Me sentí estafada, aunque también bastante aliviada.

Sally sacó una bandeja y un par de cajas de galletas de la sala de conferencias pequeña. Explicó que las había dejado allí al llegar y de repente sintió la urgencia de las dos tazas de café que se había tomado después de la cena.

—Creía que ni siquiera podría atravesar el pasillo hasta el servicio —dijo, poniendo los ojos en blanco.

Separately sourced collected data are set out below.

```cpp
#define MANNER_HIP_TRY(expr)                                                            \
// ... 52 lines not shown
                EPI_GELU_GRAD = 9 ,
                EPI_BIAS_GELU_DUAL16 = 10 ,
                EPI_GELU_GRAD16 = 11  };
enum DType { DT_F32 = 0, DT_BF16 = 1, DT_F16 = 2 };
static inline bool is_16bit(DType d) { return d != DT_F32; }

template <typename T> struct E16;
template <> struct E16<bf16_t> {
  typedef bf16x8 v8; typedef bf16x4 v4;
  static constexpr DType dtype = DT_BF16;
  static __device__ __forceinline__ f32x4 mfma16(const v8& a, const v8& b, const f32x4& c) { return __builtin_amdgcn_mfma_f32_16x16x32_bf16(a, b, c, 0, 0, 0); }
  static __device__ __forceinline__ f32x16 mfma32(const v8& a, const v8& b, const f32x16& c) { return __builtin_amdgcn_mfma_f32_32x32x16_bf16(a, b, c, 0, 0, 0); }
};
template <> struct E16<f16_t> {
  typedef f16x8 v8; typedef f16x4 v4;
  static constexpr DType dtype = DT_F16;
  static __device__ __forceinline__ f32x4 mfma16(const v8& a, const v8& b, const f32x4& c) { return __builtin_amdgcn_mfma_f32_16x16x32_f16(a, b, c, 0, 0, 0); }
  static __device__ __forceinline__ f32x16 mfma32(const v8& a, const v8& b, const f32x16& c) { return __builtin_amdgcn_mfma_f32_32x32x16_f16(a, b, c, 0, 0, 0); }
};

int gemm_tn(DType in, DType out, Epilogue epi, const void* X, const void* W, const float* bias,
            const void* residual, void* Y, int64_t m_bound, int N, int K, const int* m_total,
            hipStream_t stream);

int gemm_tn_batched16(DType in, const void* X, const void* W, const float* bias, float* Y, int batch, int64_t xs, int64_t ws,
                      int64_t ys, int rows, int N, int K, const int* m_total, hipStream_t stream);

struct DlnFinalize { void* mr_out; int32_t* arrive; float eps; bool done; };
int gemm_tn_dln(DType dt, Epilogue epi, const void* X, const void* W, const float* bias, const float* vec, const void* mr,
                void* part, void* Y, int64_t m_bound, int N, int K, const int* m_total, hipStream_t stream, int64_t m_exact = -1,
                DlnFinalize* fin = nullptr);

int pool_logits_mfma(const float* x, const float* W, const float* bias, const float* query, int64_t R, int D, int Q,
                     float* logits, hipStream_t stream);

bool pool_fused_supported(int64_t B, int64_t S, int D, int Q);
size_t pool_fused_workspace_bytes(int D, int Q);
int pool_fused(const float* x, const float* W, const float* bias, const float* query, int64_t B, int64_t S, int D, int Q, float* out,
               void* workspace, size_t workspace_bytes, hipStream_t stream);

int lengths_and_offsets(const int64_t* mask, int64_t n_news, int64_t padded_len, int32_t* lens,
                        int32_t* cu , int32_t* m_total , int64_t m_bound,
                        int64_t expect_tokens, int32_t* status, hipStream_t stream, int max_len);
int embed_layernorm(DType out, const int64_t* ids, int64_t n_news, int64_t padded_len, const int32_t* cu,
                    const float* word, const float* pos, const float* type0, const float* gamma,
                    const float* beta, int H, float eps, int pos_offset, int vocab, int max_pos,
                    void* x, int32_t* status, hipStream_t stream);
int layernorm_rows(DType out, const float* pre, const float* gamma, const float* beta, int H, float eps,
                   void* x, int64_t m_bound, const int* m_total, hipStream_t stream);
int embed_raw(DType dt, const int64_t* ids, int64_t n_news, int64_t padded_len, const int32_t* cu, const float* word,
              const float* pos, const float* type0, int H, float eps, int pos_offset, int vocab, int max_pos,
              void* raw, void* mr, int32_t* status, hipStream_t stream);
__device__ __forceinline__ float2 dln_row_stats(const float2 (&v)[16], float inv_h, float eps) {
  float s1 = v[0].x, s2 = v[0].y;
#pragma unroll
  for (int g = 1; g < 16; ++g) { s1 += v[g].x; s2 += v[g].y; }
  const float mean = s1 * inv_h;
  const float var = fmaxf(fmaf(s2, inv_h, -(mean * mean)), 0.f);
  return float2{mean, 1.0f / sqrtf(var + eps)};
}
int dln_finalize(const void* part, int groups, int H, float eps, void* mr, int64_t m_bound, const int* m_total,
                 hipStream_t stream);
int gather_cls_ln(DType dt, const void* raw, const void* mr, const int32_t* cu, int64_t n_news, int H, const float* gamma,
                  const float* beta, void* dst, hipStream_t stream);
int fold_layernorm(DType dt, const float* w, const float* bias, const float* gamma, const float* beta, int N, int K, void* wf,
                   float* c1, float* c2, hipStream_t stream);
int scatter_hidden(DType in, DType out_dt, const void* x, const void* mr, const int32_t* cu, int64_t n_news, int64_t lp, int H,
                   const float* gamma, const float* beta, void* out, hipStream_t stream);
int split3_rows(DType dt, bool weight, const float* x, void* out, int K, int64_t rows, const int* m_total, hipStream_t stream);
int layernorm_rows_split(DType split_dt, const float* pre, const float* gamma, const float* beta, int H, float eps, float* x, void* a3,
                         int64_t m_bound, const int* m_total, hipStream_t stream);
int add_vectors(const float* a, const float* b, float* out, int n, hipStream_t stream);
int set_device_int(int32_t* p, int32_t value, hipStream_t stream);
int gather_cls(DType in, const void* x, const int32_t* cu, int64_t n_news, int H, float* out, hipStream_t stream);
int gather_cls_rows(DType dt, const void* x, const int32_t* cu, int64_t n_news, int H, void* dst, hipStream_t stream);
int convert_f32_to_16(DType dt, const float* src, void* dst, int64_t n, hipStream_t stream);

int attention_varlen(DType dt, const void* qkv, void* ctx, const int32_t* cu, int64_t n_news, int heads,
                     int H, int max_len, hipStream_t stream, void* split_out = nullptr, DType split_dt = DT_F32);

int attention_cls(DType dt, const void* qcls, const void* kv, void* ctx_cls, const int32_t* cu, int64_t n_news,
                  int heads, int H, hipStream_t stream);

int attention_varlen_d32(DType dt, const void* qkv, void* ctx, const int32_t* cu, int64_t n_news, int heads, int H, int max_len,
                         hipStream_t stream);
int attention_cls_d32(DType dt, const void* qcls, const void* kv, void* ctx_cls, const int32_t* cu, int64_t n_news, int heads, int H,
                      hipStream_t stream);

int launch_axis0_attention(const float* qkv, float* att, int64_t N, int64_t E, int D, int heads, bool train_tiles, hipStream_t stream);

int wlin_f32(bool tanh_act, const float* x, int ldx, const float* W, int ldw, const float* bias, int64_t R, int K, int O, float* y, int ldy,
             hipStream_t stream);
int wlin_dx_f32(const float* dy, int ldy, const float* W, int ldw, int64_t R, int K, int O, float* dx, float* wt, hipStream_t stream);

constexpr int LIN_ROWS_OT = 64;
int launch_lin_rows(bool tanh_act, const float* x, const float* W, int ldw, const float* b, const float* rowadd, int S, int64_t R, int K, int O, float* y,
                    int ldy, float* deriv, hipStream_t stream);
int launch_proj_rows(const float* x, int64_t xsb, int64_t xss, const int64_t* len, const float* W, const float* b, int S, int C, int64_t R, int K, int O,
                     float* gi, float* xs, hipStream_t stream);
int launch_dx_rows(const float* dy, int ldy, const float* W, int ldw, int64_t R, int K, int O, const float* add, const float* mul, float* dx,
                   hipStream_t stream);
constexpr int WGRAD_MAX_GROUPS = 16, WGRAD_GROUP_ROWS = 64;
int wgrad_rows_groups(int64_t R);
size_t wgrad_rows_part_floats(int64_t R, int K, int O);
int launch_wgrad_rows(const float* dy, int ldy, const float* x, int64_t R, int K, int O, float* part, float* dW, int ldo, hipStream_t stream);
int launch_wgrad_reduce(const float* part, int K, int O, int G, float* dW, int ldo, hipStream_t stream);
int launch_colsum_rows(const float* dy, int ldy, int64_t R, int O, float* db, hipStream_t stream);
int launch_transpose_tile(const float* in, int ldw, int O, int K, float* out, hipStream_t stream);

struct FloatBump {
  float* base;
  size_t off = 0;
  explicit FloatBump(void* p) : base(static_cast<float*>(p)) {}
  float* take(size_t n) {
    float* p = base ? base + off : nullptr;
    off += (n + 63) / 64 * 64;
    return p;
  }
};

}
```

—¿Cómo van las cosas en el periódico? —pregunté tan solo para que Sally siguiese hablando mientras me recuperaba del susto.

Me costaba superar esa llamada tan fácil y lógicamente como Sally. Mientras la seguía hacia la sala más amplia y ella relataba la pelea que había tenido con su nuevo editor, aún podía sentir el regustillo metálico de la adrenalina en la boca. Tenía los brazos con la carne de gallina y me arrebujé en el jersey.

Mientras ordenaba las galletas sobre la bandeja, Sally empezó a contarme cosas sobre las elecciones que se celebrarían para encontrar a alguien que acabara el mandato de nuestro alcalde, que había muerto de forma inesperada.

—Se quedó tieso en el mismo despacho, según cuenta su secretaria —comentó como si tal cosa mientras ordenaba una nueva fila de Oreos—. ¡Y eso que solo llevaba un mes en el cargo! Se acababa de comprar un escritorio nuevo. —Meneó la cabeza, no sé si porque lamentaba la muerte del alcalde o el desperdicio del escritorio nuevo.

—Sally —dije, sorprendiéndome a mí misma—, ¿dónde está Mamie?

—¿A quién le importa? —repuso ella con franqueza. Me apuntó con una ceja arqueada.

Sabía que debería reírme, ya que Sally y yo ya habíamos hablado del desagrado que compartíamos acerca de Mamie, pero no me molesté en hacerlo. Sally empezaba a irritarme, ahí, con ese aspecto sensible y atractivo, su sinuosa permanente broncínea, el traje caro bien llevado y los también caros zapatos que le sentaban como un guante.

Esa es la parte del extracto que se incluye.